Nous avons posé la question à l’Agence du médicament, qui n’a pas souhaité nous répondre. Mais il est à noter que pour lancer sa nouvelle formule, Merck est parvenu à échapper aux essais cliniques. Une autorisation de mise sur le marché s’appuie précisément sur une batterie d’essais, dont les résultats sont évalués ensuite par les experts de l’ANSM pour décider de son lancement (ou pas). Les étapes sont très bien expliquées dans de jolis slides Powerpoint que nous avons retrouvés, confectionnés par le professeur Philippe Lechat en personne. Le professeur Lechat, celui-là même qui a commandé la nouvelle formule du Levothyrox à Merck via une simple lettre, en février 2012, lorsqu’il officiait à l’Agence du médicament, quelques années après avoir étroitement travaillé avec le laboratoire Merck, dans un gros conflit d’intérêts que nous révélions en début d’année (lire l’épisode 13 des Lobbyistes).

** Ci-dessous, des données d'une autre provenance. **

__device__ __forceinline__ unsigned int pk_add(unsigned int a, unsigned int b) {
    return __builtin_bit_cast(unsigned int, (u16x2) (__builtin_bit_cast(u16x2, a) + __builtin_bit_cast(u16x2, b)));
}
__device__ __forceinline__ unsigned int pk_sub(unsigned int a, unsigned int b) {
    return __builtin_bit_cast(unsigned int, (u16x2) (__builtin_bit_cast(u16x2, a) - __builtin_bit_cast(u16x2, b)));
}
__device__ __forceinline__ unsigned int pk_mul(unsigned int a, unsigned short k) {
    return __builtin_bit_cast(unsigned int, (u16x2) (__builtin_bit_cast(u16x2, a) * k));
}
__device__ __forceinline__ int dot2(unsigned int a, unsigned int b, int c) {
    return __builtin_amdgcn_sdot2(__builtin_bit_cast(s16x2, a), __builtin_bit_cast(s16x2, b), c, false);
}
__device__ __forceinline__ int dot2_keep(unsigned int a, unsigned int b, int c) {
    int d;
    asm("v_dot2_i32_i16 %0, %1, %2, %3" : "=v"(d) : "v"(a), "v"(b), "v"(c));
    return d;
}
__device__ __forceinline__ int dot2_keep_s(unsigned int a, unsigned int b, int c_uniform) {
    int d;
    asm("v_dot2_i32_i16 %0, %1, %2, %3" : "=v"(d) : "v"(a), "v"(b), "s"(c_uniform));
    return d;
}
__device__ __forceinline__ int dot2_zero(unsigned int a, unsigned int b) {
    int d;
    asm("v_dot2_i32_i16 %0, %1, %2, 0" : "=v"(d) : "v"(a), "v"(b));
    return d;
}
__device__ __forceinline__ int mad24_12(int a, int c) {
    int d;
    asm("v_mad_i32_i24 %0, %1, 12, %2" : "=v"(d) : "v"(a), "v"(c));
    return d;
}
__device__ __forceinline__ int mad24_40_s(int a, int c_uniform) {
    int d;
    asm("v_mad_i32_i24 %0, %1, 40, %2" : "=v"(d) : "v"(a), "s"(c_uniform));
    return d;
}
__device__ __forceinline__ unsigned int pk_lo16(int a, int b) {
    return __builtin_amdgcn_perm((unsigned int) b, (unsigned int) a, 0x05040100u);
}
__device__ __forceinline__ unsigned int pk_hi16(int a, int b) {
    return __builtin_amdgcn_perm((unsigned int) b, (unsigned int) a, 0x07060302u);
}
__device__ __forceinline__ unsigned int pk_shift(unsigned int a, unsigned int b) { return __builtin_amdgcn_alignbit(b, a, 16); }

__device__ __forceinline__ void lk_fetch_J(const lk_smem &S, int row0, int o, unsigned int (&JA)[7], unsigned int (&JB)[7]) {
    const int idx = o >> 2, sh = o & 3;
    const unsigned int *r0 = &S.J[(row0 * LK_JS >> 2) + idx];
    const unsigned int *r1 = r0 + (LK_JS >> 2);
    const unsigned int d0 = r0[0], d1 = r0[1], d2 = r0[2];
    const unsigned int e0 = r1[0], e1 = r1[1], e2 = r1[2];
    const unsigned int a0 = __builtin_amdgcn_alignbyte(d1, d0, sh), a1 = __builtin_amdgcn_alignbyte(d2, d1, sh);
    const unsigned int b0 = __builtin_amdgcn_alignbyte(e1, e0, sh), b1 = __builtin_amdgcn_alignbyte(e2, e1, sh);
#pragma unroll
    for (int k = 0; k < 7; k++) {
        const unsigned int sel = 0x0c000c00u | (unsigned int) k | ((unsigned int) (k + 1) << 16);
        JA[k] = __builtin_amdgcn_perm(a1, a0, sel);
        JB[k] = __builtin_amdgcn_perm(b1, b0, sel);
    }
}

__device__ __forceinline__ void lk_zero_rows(lk_smem &S, int lane) {
    static_assert(3 * LK_BW <= 128, "two stores per lane cover the rows of zeros");
    S.B[(LK_BH - 3) * LK_BW + lane] = 0;
    if (lane < 3 * LK_BW - 64) S.B[(LK_BH - 3) * LK_BW + 64 + lane] = 0;
}

__device__ bool lk_track_wave(const icg_pyr_desc &P, const unsigned char *slotI, const unsigned char *slotJ,
                              float2 prevPt, float2 &nextIO, lk_smem &S, int lane, float *err_out) {
    const float FLT_SCALE = 1.f / (1 << 20);
    const double eps2     = 0.01 * 0.01;
    bool status           = true;
    float errv            = 0.f;
    float2 nextStore      = nextIO;
    const int maxLevel    = P.n_levels - 1;
    const bool active     = lane < 63;
    const int ly          = active ? lane / 3 : 0;
    const int lx0         = active ? (lane - ly * 3) * 7 : 0;
    const unsigned int am = active ? ~0u : 0u;
    int rnd15 = 1 << 15, rnd8 = 1 << 8;
    asm volatile("" : "+s"(rnd15), "+s"(rnd8));

    for (int level = maxLevel; level >= 0; --level) {
        const int W = P.w[level], H = P.h[level], pitch = P.pitch[level];
        const unsigned char *I = slotI + P.off[level];
        const unsigned char *J = slotJ + P.off[level];
        const float scale      = (float) (1. / (1 << level));
        float prevx = prevPt.x * scale, prevy = prevPt.y * scale;
        float nptx, npty;
        if (level == maxLevel) {
            nptx = nextStore.x * scale;
            npty = nextStore.y * scale;
        } else {
            nptx = nextStore.x * 2.f;
            npty = nextStore.y * 2.f;
        }
        nextStore = make_float2(nptx, npty);

        prevx -= (float) ICG_LK_HALF;
        prevy -= (float) ICG_LK_HALF;
        const int ipx = (int) floorf(prevx), ipy = (int) floorf(prevy);
        if (ipx < -ICG_LK_WIN || ipx >= W || ipy < -ICG_LK_WIN || ipy >= H) {
            if (level == 0) {
                status = false;
                errv   = 0.f;
            }
            continue;
        }
        unsigned int W0, W1;
        lk_weights_pk(prevx - ipx, prevy - ipy, W0, W1);

        int jx0 = -1000000, jy0 = -1000000;
        {
            const int inx0 = (int) floorf(nptx - (float) ICG_LK_HALF), iny0 = (int) floorf(npty - (float) ICG_LK_HALF);
            const bool jok = !(inx0 < -ICG_LK_WIN || inx0 >= W || iny0 < -ICG_LK_WIN || iny0 >= H);
            unsigned int vi[3] = {0, 0, 0}, vj[4] = {0, 0, 0, 0};
            lk_load_I(vi, I, W, H, pitch, ipx, ipy, lane);
            if (jok) {
                jx0 = inx0 - LK_JM;
                jy0 = iny0 - LK_JM;
                lk_load_J(vj, J, W, H, pitch, jx0, jy0, lane);
            }
            __syncthreads();
            lk_store_I(S, vi, lane);
            if (jok) lk_store_J(S, vj, lane);
            __syncthreads();
        }

        int c0[7];
        unsigned int IXP[4], IYP[4];
        int sA11 = 0, sA12 = 0, sA22 = 0;
        float A11, A12, A22;
        const bool all_in = ipx >= 0 && ipx + 22 <= W && ipy >= 0 && ipy + 22 <= H;
        if (all_in) {
            asm volatile("" ::: "memory");
            {
                const int br = min(lane >> 1, 22), bs = lane & 1;
                const unsigned int *p = &S.I[(br * LK_IS >> 2) + 3 * bs];
                unsigned int d[2][4];
#pragma unroll
// ... 196 lines not shown
            const float ex = nextStore.x - (float) ICG_LK_HALF, ey = nextStore.y - (float) ICG_LK_HALF;
            const int inx = (int) floorf(ex), iny = (int) floorf(ey);
            if (inx < -ICG_LK_WIN || inx >= W || iny < -ICG_LK_WIN || iny >= H) {
                status = false;
                continue;
            }
            if (err_out) {
                if (inx != cinx || iny != ciny) {
                    if (!(inx >= jx0 && inx <= jx0 + (LK_JT - 22) && iny >= jy0 && iny <= jy0 + (LK_JT - 22))) {
                        jx0 = inx - LK_JM;
                        jy0 = iny - LK_JM;
                        __syncthreads();
                        lk_stage_J(S, J, W, H, pitch, jx0, jy0, lane);
                        __syncthreads();
                    }
                    lk_fetch_J(S, iny - jy0 + ly, (inx - jx0) + lx0, JA, JB);
                }
                lk_weights_pk(ex - inx, ey - iny, W0, W1);
                int se = 0;
#pragma unroll
                for (int k = 0; k < 7; k++) {
                    const int diff = dot2(JB[k], W1, dot2_keep(JA[k], W0, c0[k])) >> 9;
                    se += diff < 0 ? -diff : diff;
                }
                se &= (int) am;
                errv = wave_sum_i32x16_f32(se) * 1.f / (float) (32 * ICG_LK_WIN * ICG_LK_WIN);
            }
        }
    }
    nextIO = nextStore;
    if (err_out && lane == 0) *err_out = errv;
    return status;
}

__global__ __launch_bounds__(64) void k_lk_track(icg_pyr_desc P, int n, const int32_t *prev_slot, const int32_t *next_slot,
                                                 const float2 *prev_pts, float2 *next_pts, unsigned char *status, float *err) {
    __shared__ lk_smem S;
    const int i = icg_xcd_chunked(blockIdx.x, n);
    if (i >= n) return;
    const int lane = threadIdx.x;
    lk_zero_rows(S, lane);
    const unsigned char *sI = P.base + (size_t) prev_slot[i] * P.slot_bytes;
    const unsigned char *sJ = P.base + (size_t) next_slot[i] * P.slot_bytes;
    float2 nx = next_pts[i];
    bool st   = lk_track_wave(P, sI, sJ, prev_pts[i], nx, S, lane, err ? err + i : nullptr);
    if (lane == 0) {
        next_pts[i] = nx;
        status[i]   = st ? 1 : 0;
    }
}

__global__ __launch_bounds__(64, LK_WAVES_PER_EU) void k_lk_track_fb(icg_pyr_desc P, int n, const int32_t *prev_slot,
                                                    const int32_t *next_slot, const float2 *prev_pts,
                                                    const float2 *guess_pts, float2 *out_pts, unsigned char *status,
                                                    float2 *out_bwd, int img_w, int img_h,
                                                    int seg_cap, const int32_t *seg_count) {
    __shared__ lk_smem S;
    const int i = icg_xcd_chunked(blockIdx.x, n);
    if (i >= n) return;
    if (seg_count) {
        const int s = i / seg_cap;
        if (i - s * seg_cap >= seg_count[s]) return;
    }
    const int lane = threadIdx.x;
    lk_zero_rows(S, lane);
    const unsigned char *sP = P.base + (size_t) prev_slot[i] * P.slot_bytes;
    const unsigned char *sN = P.base + (size_t) next_slot[i] * P.slot_bytes;
    const float2 p0 = prev_pts[i];
    float2 fwd      = guess_pts[i];
    float2 bwd      = p0;
    bool st_f = false, st_b = false;
    for (int dir = 0; dir < 2; dir++) {
        if (dir) {
            const bool border = fwd.x < 5.f || fwd.y < 5.f || fwd.x > (float) (img_w - 5) || fwd.y > (float) (img_h - 5);
            if (!st_f || border) break;
        }
        const unsigned char *a = dir ? sN : sP, *b = dir ? sP : sN;
        const float2 from      = dir ? fwd : p0;
        float2 io              = dir ? bwd : fwd;
        const bool st          = lk_track_wave(P, a, b, from, io, S, lane, nullptr);
        if (dir) {
            bwd  = io;
            st_b = st;
        } else {
            fwd  = io;
            st_f = st;
        }
    }
    if (lane == 0) {
        out_pts[i] = fwd;
        out_bwd[i] = bwd;
        status[i]  = (unsigned char) ((st_f && st_b) ? 1u : 0u);
    }
}

__global__ __launch_bounds__(256) void k_lk_finish(int n, const float2 *prev_pts, const float2 *out_pts, float2 *bwd_undist, unsigned char *status,
                                                   int want_undist, int has_cam, icg_camera cam, int img_w, int img_h, int seg_cap,
                                                   const int32_t *seg_count) {
    const int i = blockIdx.x * 256 + threadIdx.x;
    if (i >= n) return;
    if (seg_count) {
        const int s = i / seg_cap;
        if (i - s * seg_cap >= seg_count[s]) return;
    }
    const float2 p0 = prev_pts[i], fwd = out_pts[i], bwd = bwd_undist[i];
    const bool border = (double) fwd.x < 5.0 || (double) fwd.y < 5.0 || ((double) fwd.x > (img_w - 5.0)) || ((double) fwd.y > (img_h - 5.0));
    const double ddx = (double) (bwd.x - p0.x), ddy = (double) (bwd.y - p0.y);
    const double dist = sqrt(ddx * ddx + ddy * ddy);
    status[i] = (unsigned char) ((status[i] && !border && dist < 0.5) ? 1u : 0u);
    if (want_undist) bwd_undist[i] = has_cam ? cam_undistort(cam, fwd) : fwd;
}

__global__ __launch_bounds__(1024) void k_keep_indices(int n, const unsigned char *status, int32_t *keep_idx, int32_t *n_keep) {
    __shared__ int wave_tot[16];
    __shared__ int base;
    const int t = threadIdx.x, lane = t & 63, wv = t >> 6;
    if (t == 0) base = 0;
    __syncthreads();
    for (int start = 0; start < n; start += 1024) {
        const int i   = start + t;
        const bool k  = i < n && status[i];
        const unsigned long long m = __ballot(k);
        const int pre = __popcll(m & ((1ull << lane) - 1ull));
        if (lane == 0) wave_tot[wv] = __popcll(m);
        __syncthreads();
        int off = base;
        for (int w = 0; w < wv; w++) off += wave_tot[w];
        if (k) keep_idx[off + pre] = i;
        __syncthreads();
        if (t == 0) {
            int s = 0;
            for (int w = 0; w < 16; w++) s += wave_tot[w];
            base += s;
        }
        __syncthreads();
    }
    if (t == 0) *n_keep = base;
}

static int check_slots(icg_ctx *ctx, int n, const int32_t *a, const int32_t *b) {
    for (int i = 0; i < n; i++)
        if (a[i] < 0 || a[i] >= ctx->cfg.n_slots || b[i] < 0 || b[i] >= ctx->cfg.n_slots)
            return icg_fail(ctx, ICG_ERR_INVALID, "slot index out of range at point %d", i);
    return 0;
}

extern "C" int icg_lk_track(icg_ctx *ctx, int n, const int32_t *prev_slot, const int32_t *next_slot, const float *prev_pts,
                            float *next_pts, uint8_t *status, float *err) {
    if (!ctx || n < 0) return ICG_ERR_INVALID;
    if (n == 0) return ICG_OK;
    if (!prev_slot || !next_slot || !prev_pts || !next_pts || !status) return ICG_ERR_INVALID;
    if (n > ctx->cfg.max_points) return icg_fail(ctx, ICG_ERR_CAPACITY, "%d points > max_points %d", n, ctx->cfg.max_points);
    int rc = check_slots(ctx, n, prev_slot, next_slot);
    if (rc) return rc;
    ICG_HIP(ctx, hipSetDevice(ctx->cfg.device));
    icg_call c(ctx);
    if ((rc = c.reserve((size_t) n * 64))) return rc;
    const int32_t *d_ps = c.in_zc(prev_slot, (size_t) n);
    const int32_t *d_ns = c.in_zc(next_slot, (size_t) n);
    const float2 *d_pp  = (const float2 *) c.in_zc(prev_pts, 2 * (size_t) n);
    float2 *d_np        = (float2 *) c.out_zc(next_pts, 2 * (size_t) n);
    memcpy(d_np, next_pts, sizeof(float) * 2 * (size_t) n);
    unsigned char *d_st = c.out_zc(status, (size_t) n);
    float *d_err        = err ? c.out_zc(err, (size_t) n) : nullptr;
    ICG_LAUNCH_GUARD(c);
    {
        icg_prof_scope ps(ctx, "lk_track");
        hipLaunchKernelGGL(k_lk_track, dim3(icg_xcd_grid(n)), dim3(64), 0, ctx->stream, icg_make_pyr_desc(ctx), n, d_ps, d_ns, d_pp, d_np,
                           d_st, d_err);
    }
    ICG_HIP(ctx, hipGetLastError());
    return c.finish();
}

static void lk_fb_launch(icg_ctx *ctx, int n, int seg_cap, const int32_t *seg_count, bool want_undist, const int32_t *prev_slot, const int32_t *next_slot,
                         const float2 *prev, const float2 *guess, float2 *out, uint8_t *status, float2 *bwd_undist) {
    {
        icg_prof_scope ps(ctx, "lk_track_fb");
        hipLaunchKernelGGL(k_lk_track_fb, dim3(icg_xcd_grid(n)), dim3(64), 0, ctx->stream, icg_make_pyr_desc(ctx), n, prev_slot, next_slot, prev, guess, out,
                           status, bwd_undist, ctx->cfg.width, ctx->cfg.height, seg_cap, seg_count);
    }
    {
        icg_prof_scope ps(ctx, "lk_finish");
        hipLaunchKernelGGL(k_lk_finish, dim3((n + 255) / 256), dim3(256), 0, ctx->stream, n, prev, (const float2 *) out, bwd_undist, status,
                           want_undist ? 1 : 0, ctx->has_cam ? 1 : 0, ctx->cam, ctx->cfg.width, ctx->cfg.height, seg_cap, seg_count);
    }
}

extern "C" int icg_lk_track_fb(icg_ctx *ctx, int n, const int32_t *prev_slot, const int32_t *next_slot,
                               const float *prev_pts, const float *guess_pts, float *out_pts, uint8_t *status,
                               float *out_undist, int32_t *keep_idx, int32_t *n_keep) {
    if (!ctx || n < 0) return ICG_ERR_INVALID;
    if (n == 0) {
        if (n_keep) *n_keep = 0;
        return ICG_OK;
    }
    if (!prev_slot || !next_slot || !prev_pts || !guess_pts || !out_pts || !status) return ICG_ERR_INVALID;
    if ((keep_idx == nullptr) != (n_keep == nullptr)) return ICG_ERR_INVALID;
    if (out_undist && !ctx->has_cam) return icg_fail(ctx, ICG_ERR_INVALID, "out_undist requested but camera not set");
    if (n > ctx->cfg.max_points) return icg_fail(ctx, ICG_ERR_CAPACITY, "%d points > max_points %d", n, ctx->cfg.max_points);
    int rc = check_slots(ctx, n, prev_slot, next_slot);
    if (rc) return rc;
    ICG_HIP(ctx, hipSetDevice(ctx->cfg.device));
    icg_call c(ctx);
    if ((rc = c.reserve((size_t) n * 104))) return rc;
    const int32_t *d_ps = c.in_zc(prev_slot, (size_t) n);
    const int32_t *d_ns = c.in_zc(next_slot, (size_t) n);
    const float2 *d_pp  = (const float2 *) c.in_zc(prev_pts, 2 * (size_t) n);
    const float2 *d_gs  = (const float2 *) c.in_zc(guess_pts, 2 * (size_t) n);
    float2 *d_out       = (float2 *) c.out_zc(out_pts, 2 * (size_t) n);
    unsigned char *d_st = c.out_zc(status, (size_t) n);
    float2 *d_und       = out_undist ? (float2 *) c.out_zc(out_undist, 2 * (size_t) n) : (float2 *) c.out<float>(nullptr, 2 * (size_t) n);
    int32_t *d_keep     = keep_idx ? c.out_zc(keep_idx, (size_t) n) : nullptr;
    int32_t *d_nkeep    = keep_idx ? c.out_zc(n_keep, 1) : nullptr;
    ICG_LAUNCH_GUARD(c);
    lk_fb_launch(ctx, n, 0, nullptr, out_undist != nullptr, d_ps, d_ns, d_pp, d_gs, d_out, d_st, d_und);
    if (keep_idx) {
        icg_prof_scope ps(ctx, "keep_indices");
        hipLaunchKernelGGL(k_keep_indices, dim3(1), dim3(1024), 0, ctx->stream, n, d_st, d_keep, d_nkeep);
    }
    ICG_HIP(ctx, hipGetLastError());
    return c.finish();
}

La nouvelle formule n’a été lancée que sur la foi d’une simple étude de bioéquivalence, dont la méthode a été critiquée par plusieurs scientifiques, comme le pharmacologue Pierre-Alain Vitte (lire l’épisode 6, « Pourquoi Merck a-t-il choisi l’acide citrique ? ») ou le professeur William Rostène. « Ils ont suivi un chemin étrange, avec des tests vraiment a minima, réservés d’habitude aux génériques, s’étonne le docteur Philippe Sopena.Comme si Merck avait “génériqué” lui-même son propre médicament, dont le brevet expire l’année prochaine, avec les forts risques de perte de parts de marché qui peuvent en découler. Tout ceci en continuant à marteler, encore aujourd’hui, que la nouvelle formule est meilleure que l’ancienne… Comment alors peuvent-elles être bioéquivalentes ? »
L’Agence du médicament, elle, n’a pas soulevé cette contradiction et a donc entériné la mise sur le marché, sans demander le moindre essai complémentaire sur la nouvelle formule, en dépit des nombreux effets secondaires déclarés. Fin juillet, un peu plus d’un mois après que Merck a obtenu sa modification d’AMM en France, on apprenait que la procédure européenne d’évaluation de la nouvelle formule aboutissait à un avis positif pour son extension dans 21 pays du vieux continent. Toujours sans aucune explication sur les effets secondaires ressentis par des dizaines de milliers de patients français.